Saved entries
*** Block opens ***
#ifdef SMALL_PAD
    if ((padv[0] ^ padv[1] ^ padv[2] ^ padv[3]) == 0x12345678u) decw[0] = 0;
#endif
    uint32_t cur = 0;
    {
        const uint32_t q0 = (uint32_t)__builtin_amdgcn_mov_dpp((int)XY, 0x00, 0xF, 0xF, false), q1 = (uint32_t)__builtin_amdgcn_mov_dpp((int)XY, 0x55, 0xF, 0xF, false);
        const uint32_t q2 = (uint32_t)__builtin_amdgcn_mov_dpp((int)XY, 0xAA, 0xF, 0xF, false), q3 = (uint32_t)__builtin_amdgcn_mov_dpp((int)XY, 0xFF, 0xF, 0xF, false);
        const short pm[8] = {(short)q0, (short)q1, (short)q2, (short)q3, (short)(q0 >> 16), (short)(q1 >> 16), (short)(q2 >> 16), (short)(q3 >> 16)};
        int best = 0;
#pragma unroll
        for (int st = 1; st < 8; st++) {
            const int d = (short)(pm[st] - pm[0]);
            if (d < best) { best = d; cur = st; }
        }
    }

    const uint2 MAP_ID = make_uint2(0x03020100u, 0x07060504u);
    for (uint32_t g = 0; g < n_g; g++) {
        uint32_t       end = (uint32_t)__builtin_amdgcn_readlane((int)cur, (int)(g * 4));
        const uint32_t cb  = mode ? (T0 + g) >> 1 : T0 + g;
        uint32_t      *sgn = pass_of(g).sgn + (seg_off >> 5) + ((size_t)(cb >> 6) * n_chunk * 64 + (cb & 63u)) * 2;
        for (int ch = (int)n_chunk - 1; ch >= 0; ch--) {
            const uint32_t t = (uint32_t)ch * 64 + lane;
            const uint4    w = *reinterpret_cast<const uint4 *>(&decw[(g * n_w32 + (t >> 5)) * 4]);
            const uint32_t sh = 31u - (t & 31u);
            uint2          G = MAP_ID;
            if (t < K) {
                const uint32_t f = 0x06040200u + (((w.x >> sh) & 1u) | ((w.y >> sh) & 1u) << 8 | ((w.z >> sh) & 1u) << 16 | ((w.w >> sh) & 1u) << 24);
                G = make_uint2(f, f);
            }
            G = map_compose(G, map_row_shl<1>(G, MAP_ID));
            G = map_compose(G, map_row_shl<2>(G, MAP_ID));
            G = map_compose(G, map_row_shl<4>(G, MAP_ID));
            G = map_compose(G, map_row_shl<8>(G, MAP_ID));
            const uint32_t row = lane >> 4;
#pragma unroll
            for (int r = 1; r < 4; r++) {
                const uint2 R = make_uint2((uint32_t)__builtin_amdgcn_readlane((int)G.x, 16 * r), (uint32_t)__builtin_amdgcn_readlane((int)G.y, 16 * r));
                if (row < (uint32_t)r) G = map_compose(G, R);
            }
            const uint2    Gn  = make_uint2((uint32_t)__shfl_down((int)G.x, 1u), (uint32_t)__shfl_down((int)G.y, 1u));
            const uint32_t nxt = lane == 63 ? end : map_at(Gn, end);
            const uint32_t st  = map_at(G, end);
            const bool     pos = (nxt < st) || (nxt == st && nxt == 0);
            const uint64_t neg = __ballot(t < K && !pos);
            if (lane == 0) *reinterpret_cast<uint2 *>(sgn + (size_t)ch * 64 * 2) = make_uint2((uint32_t)neg, (uint32_t)(neg >> 32));
            end = (uint32_t)__builtin_amdgcn_readlane((int)st, 0);
        }
    }
}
*** Block closes ***
Assigned task
Copy each line of the records verbatim.

Exercise answer
#ifdef SMALL_PAD
    if ((padv[0] ^ padv[1] ^ padv[2] ^ padv[3]) == 0x12345678u) decw[0] = 0;
#endif
    uint32_t cur = 0;
    {
        const uint32_t q0 = (uint32_t)__builtin_amdgcn_mov_dpp((int)XY, 0x00, 0xF, 0xF, false), q1 = (uint32_t)__builtin_amdgcn_mov_dpp((int)XY, 0x55, 0xF, 0xF, false);
        const uint32_t q2 = (uint32_t)__builtin_amdgcn_mov_dpp((int)XY, 0xAA, 0xF, 0xF, false), q3 = (uint32_t)__builtin_amdgcn_mov_dpp((int)XY, 0xFF, 0xF, 0xF, false);
        const short pm[8] = {(short)q0, (short)q1, (short)q2, (short)q3, (short)(q0 >> 16), (short)(q1 >> 16), (short)(q2 >> 16), (short)(q3 >> 16)};
        int best = 0;
#pragma unroll
        for (int st = 1; st < 8; st++) {
            const int d = (short)(pm[st] - pm[0]);
            if (d < best) { best = d; cur = st; }
        }
    }

    const uint2 MAP_ID = make_uint2(0x03020100u, 0x07060504u);
    for (uint32_t g = 0; g < n_g; g++) {
        uint32_t       end = (uint32_t)__builtin_amdgcn_readlane((int)cur, (int)(g * 4));
        const uint32_t cb  = mode ? (T0 + g) >> 1 : T0 + g;
        uint32_t      *sgn = pass_of(g).sgn + (seg_off >> 5) + ((size_t)(cb >> 6) * n_chunk * 64 + (cb & 63u)) * 2;
        for (int ch = (int)n_chunk - 1; ch >= 0; ch--) {
            const uint32_t t = (uint32_t)ch * 64 + lane;
            const uint4    w = *reinterpret_cast<const uint4 *>(&decw[(g * n_w32 + (t >> 5)) * 4]);
            const uint32_t sh = 31u - (t & 31u);
            uint2          G = MAP_ID;
            if (t < K) {
                const uint32_t f = 0x06040200u + (((w.x >> sh) & 1u) | ((w.y >> sh) & 1u) << 8 | ((w.z >> sh) & 1u) << 16 | ((w.w >> sh) & 1u) << 24);
                G = make_uint2(f, f);
            }
            G = map_compose(G, map_row_shl<1>(G, MAP_ID));
            G = map_compose(G, map_row_shl<2>(G, MAP_ID));
            G = map_compose(G, map_row_shl<4>(G, MAP_ID));
            G = map_compose(G, map_row_shl<8>(G, MAP_ID));
            const uint32_t row = lane >> 4;
#pragma unroll
            for (int r = 1; r < 4; r++) {
                const uint2 R = make_uint2((uint32_t)__builtin_amdgcn_readlane((int)G.x, 16 * r), (uint32_t)__builtin_amdgcn_readlane((int)G.y, 16 * r));
                if (row < (uint32_t)r) G = map_compose(G, R);
            }
            const uint2    Gn  = make_uint2((uint32_t)__shfl_down((int)G.x, 1u), (uint32_t)__shfl_down((int)G.y, 1u));
            const uint32_t nxt = lane == 63 ? end : map_at(Gn, end);
            const uint32_t st  = map_at(G, end);
            const bool     pos = (nxt < st) || (nxt == st && nxt == 0);
            const uint64_t neg = __ballot(t < K && !pos);
            if (lane == 0) *reinterpret_cast<uint2 *>(sgn + (size_t)ch * 64 * 2) = make_uint2((uint32_t)neg, (uint32_t)(neg >> 32));
            end = (uint32_t)__builtin_amdgcn_readlane((int)st, 0);
        }
    }
}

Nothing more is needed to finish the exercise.